Bitcoin made multiple attempts at its all-time high in U.S. dollar terms in late November, and in the eyes of some, it had already succeeded the first time.
On November 30th, Bitcoin broke through $19,783, the price often cited as its all-time high, across major exchanges, three years after first setting the record.
While Bitcoin danced around its record price for a good couple of days, a general understanding settled among observers that an exact all-time high is difficult to pinpoint: different trading and analytics platforms recorded varying prices in 2017, resulting in an “all-time high range” somewhere between $19,660 and $20,000.
As 16 days later, however, Bitcoin has broken through $20,000, hitting even the highest of all-time highs, that range, too, has lost in importance: there’s a new all-time high now, and it’s somewhere above the old one.
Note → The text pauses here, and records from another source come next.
# angelini/raft-simulation

Hardware: AMD Instinct MI355X
Metric: simulated node-ticks/sec (5-node Raft) (higher is better)
Workload: dtype u32; 1 GPU; C2: 65,536 5-node clusters/GPU, 10k ticks/step, no faults, no client (steady window); clusters=65536, clusters_per_gpu=65536, nodes=5, parallelism=cluster-sharded x1

## Files before the change

### raft-simulation_amd/csrc/steady_kernel.hip

```cpp
#include <hip/hip_ext.h>

#include "fixed_point_affine.hpp"
#include "tick_wave.hpp"

namespace rs {

constexpr int LANE_WG = 256;

template <int N>
__device__ __forceinline__ uint32_t pick(const uint32_t (&vals)[N], uint32_t k) {
  uint32_t v = 0;
#pragma unroll
  for (int i = 0; i < N; ++i) v |= vals[i] & (0u - (uint32_t)(k == (uint32_t)i));
  return v;
}
__device__ __forceinline__ uint32_t msel(bool a, uint32_t x, uint32_t y) {
  const uint32_t m = 0u - (uint32_t)a;
  return (x & m) | (y & ~m);
}

constexpr int IMG_SLOTS = 32;
constexpr uint32_t IMG_LINE = 64 * 8 * 16;
constexpr uint32_t IMG_HALF = 2 * IMG_LINE;
constexpr uint32_t IMG_WAVE = 2 * IMG_HALF;
// ... 14 lines not shown
}

template <int n>
__host__ __device__ constexpr uint64_t trace_pow() {
  uint64_t x = 1;
  for (int i = 0; i < n; ++i) x *= TRACE_M2;
  return x;
}
template <int n>
__host__ __device__ constexpr uint64_t trace_geo() {
  uint64_t s = 0, x = 1;
  for (int i = 0; i < n; ++i) {
    s += x;
    x *= TRACE_M2;
  }
  return s;
}

static_assert(fpa::M == TRACE_M && fpa::M2 == TRACE_M2 && fpa::ROLE_LEADER == RAFT_LEADER &&
                  fpa::ROLE_FOLLWER == RAFT_FOLLWER &&
                  fpa::EV_APPEND_ENTRIES == RAFT_MSG_APPEND_ENTRIES &&
                  fpa::EV_APPEND_RESPONSE == RAFT_MSG_APPEND_RESPONSE,
              "the affine step's hash is the trace hash");

struct alignas(16) SetWords {
  uint64_t la, lx, ly, lz, fa, fx, fy, fz;
  uint32_t ls, fs, K, K1;
  __device__ __forceinline__ fpa::Half lead() const { return fpa::Half{la, lx, ly, lz, ls}; }
  __device__ __forceinline__ fpa::Half fol() const { return fpa::Half{fa, fx, fy, fz, fs}; }
};
struct BandSets {
  SetWords k[2];
};
__device__ __forceinline__ uint32_t vreg(uint32_t s) {
  uint32_t v;
  asm volatile("v_mov_b32 %0, %1" : "=v"(v) : "s"(s));
  return v;
}
__device__ __forceinline__ uint64_t vreg(uint64_t s) {
  return (uint64_t)vreg((uint32_t)(s >> 32)) << 32 | vreg((uint32_t)s);
}
__device__ __forceinline__ SetWords vreg(const fpa::Set& c, uint32_t K1) {
  return SetWords{vreg(c.lead.a), vreg(c.lead.x), vreg(c.lead.y), vreg(c.lead.z),
                  vreg(c.fol.a),  vreg(c.fol.x),  vreg(c.fol.y),  vreg(c.fol.z),
                  vreg(c.lead.s), vreg(c.fol.s),  vreg(c.K),      vreg(K1)};
}
template <int F>
__device__ __forceinline__ void band_sets(uint32_t nt, uint32_t d, uint32_t hb, BandSets* out) {
  const uint32_t P = fpa::period(F, d, hb), last = 2 * d + F - 1;
  const uint32_t K1 = nt > last ? (nt - last - 1) / P + 1 : 0;
  const fpa::Set lo = fpa::build<F>(d, hb, K1 ? K1 - 1 : 0), hi = fpa::step<F>(lo, d, hb);
  out->k[0] = vreg(lo, K1);
  out->k[1] = vreg(hi, K1);
}

template <int N>
struct FixedPoint {
  static constexpr int F = N - 1;
  uint32_t L, Lid, Lterm, Lcommit;
  uint64_t Ltr, ftr[F];
  uint32_t Ldl, fdl[F], fpend;
  uint32_t qmask, qA[F], qT[F], qa[F], qb[F];
  uint32_t rmask, resA, rT[F], rA[F], rB[F], rH[F];
  uint32_t nhb, nae, nar;

  __device__ __forceinline__ uint32_t fk(int j) const { return (uint32_t)j + ((uint32_t)j >= L ? 1u : 0u); }

  __device__ __forceinline__ void append_entries(uint32_t ta, uint32_t d, uint32_t el_base) {
#pragma unroll
    for (int j = 0; j < F; ++j) {
      ftr[j] = trace_event(ftr[j], ta, RAFT_MSG_APPEND_ENTRIES, Lid, Lterm, RAFT_FOLLWER, Lterm, 0);
      fdl[j] = ta + el_base;
      rT[j] = Lterm; rA[j] = Lcommit; rB[j] = 0; rH[j] = 1;
      qA[j] = INF;
    }
    fpend = (1u << F) - 1;
    qmask = 0;
    rmask = (1u << F) - 1;
    resA = ta + d;
    nae += F;
  }
  __device__ __forceinline__ void responses(uint32_t th, uint32_t tend, uint32_t d, uint32_t hb) {
#pragma unroll
    for (int j = 0; j < F; ++j) {
      const uint32_t tau = th + 2 * d + j;
      if (((rmask >> j) & 1) && tau < tend) {
        Ltr = trace_event(Ltr, tau, RAFT_MSG_APPEND_RESPONSE, fk(j) + 1, Lterm, RAFT_LEADER,
                          Lterm, 0);
        rmask &= ~(1u << j);
        Ldl = tau + hb;
        ++nar;
      }
    }
    if (!rmask) resA = INF;
  }
  __device__ __forceinline__ void rounds(uint32_t th, uint32_t tend, uint32_t d, uint32_t hb,
                                         uint32_t el_base, const BandSets& bs) {
    const uint32_t P = 2 * d + F - 1 + hb, last = 2 * d + F - 1;
    const uint32_t K = tend > th + last ? (tend - th - last - 1) / P + 1 : 0;
    const uint32_t tk = th + K * P;
    if (K) {
      const uint32_t K1 = bs.k[0].K1;
      const bool top = K == K1;
      if (!__builtin_amdgcn_ballot_w64(!top && K + 1 != K1)) {
        const SetWords sw = bs.k[top];
        const fpa::Half cl = sw.lead(), cf = sw.fol();
        Ltr = fpa::apply_leader<F>(cl, Ltr, th, Lterm, L);
        const uint64_t add = fpa::follower_addend<F>(cf, th, Lterm, L);
#pragma unroll
        for (int j = 0; j < F; ++j) ftr[j] = ftr[j] * cf.a + add;
      } else {
        uint64_t a = trace_term(th, 7, 0, 0, RAFT_LEADER, Lterm, 0);
#pragma unroll
        for (int j = 0; j < F; ++j)
          a = a * TRACE_M2 + trace_term(th + 2 * d + j, RAFT_MSG_APPEND_RESPONSE, fk(j) + 1, Lterm,
                                        RAFT_LEADER, Lterm, 0);
        const uint64_t da = (uint64_t)P * (TRACE_M * trace_geo<F + 1>());
        const uint64_t df = (uint64_t)P * TRACE_M;
        uint64_t cf = trace_term(th + d, RAFT_MSG_APPEND_ENTRIES, Lid, Lterm, RAFT_FOLLWER, Lterm, 0);
        for (uint32_t r = 0; r < K; ++r) {
          Ltr = Ltr * trace_pow<F + 1>() + a;
          a += da;
#pragma unroll
          for (int j = 0; j < F; ++j) ftr[j] = ftr[j] * TRACE_M2 + cf;
          cf += df;
        }
      }
#pragma unroll
      for (int j = 0; j < F; ++j) fdl[j] = tk - P + d + el_base;
      fpend = (1u << F) - 1;
      Ldl = tk;
      nhb += K;
      nae += F * K;
      nar += F * K;
    }
    if (tk < tend) {
      Ltr = trace_event(Ltr, tk, 7, 0, 0, RAFT_LEADER, Lterm, 0);
      ++nhb;
      Ldl = tk + hb;
#pragma unroll
      for (int j = 0; j < F; ++j) {
        qA[j] = tk + d; qT[j] = Lterm; qa[j] = Lcommit; qb[j] = 0;
      }
      qmask = (1u << F) - 1;
      if (tk + d < tend) {
        append_entries(tk + d, d, el_base);
        responses(tk, tend, d, hb);
      }
    }
  }
};
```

At press time, Bitcoin is trading at record highs above $20,000 on Bitfinex, Kraken, and Bitstamp, among others.
A journey that took a mere couple of months in 2017 became a bumpy three-year climb thereafter. In these three years, the economic landscape surrounding Bitcoin has changed, the public perception of Bitcoin has begun to shift, and the Bitcoin protocol and network have advanced further, making $20,000 hit very different this time around.
A Three-Year Journey
On December 17th of 2017, Bitcoin concluded a year of exponential price appreciation, shooting from less than $1,000 to five figures, then peaking just shy of the $20,000 mark.
What followed was not pretty: just five days later, the price had dropped to the $13,000’s, and by early February, Bitcoin had shed more than 69% after bidding farewell to the fourth zero. Bitcoin‘s December all-time high was added to Wikipedia and turned into a distant benchmark used by skeptics to confirm their bubble theories, while the hype that had gripped retail buyers through the latter part of 2017 vanished as quickly as it appeared.
A year-long dry spell went on to drag Bitcoin as low as $3,200 in late 2018, as silence descended upon the industry.
It was not until March of 2019 that an uptrend began to form, with Bitcoin breaking through $4,000 and going on what may now resemble a “mini-bull run”—a rally peaking at $12,000 in early July, followed by a return to the high four figures, where the price remained for a good six months.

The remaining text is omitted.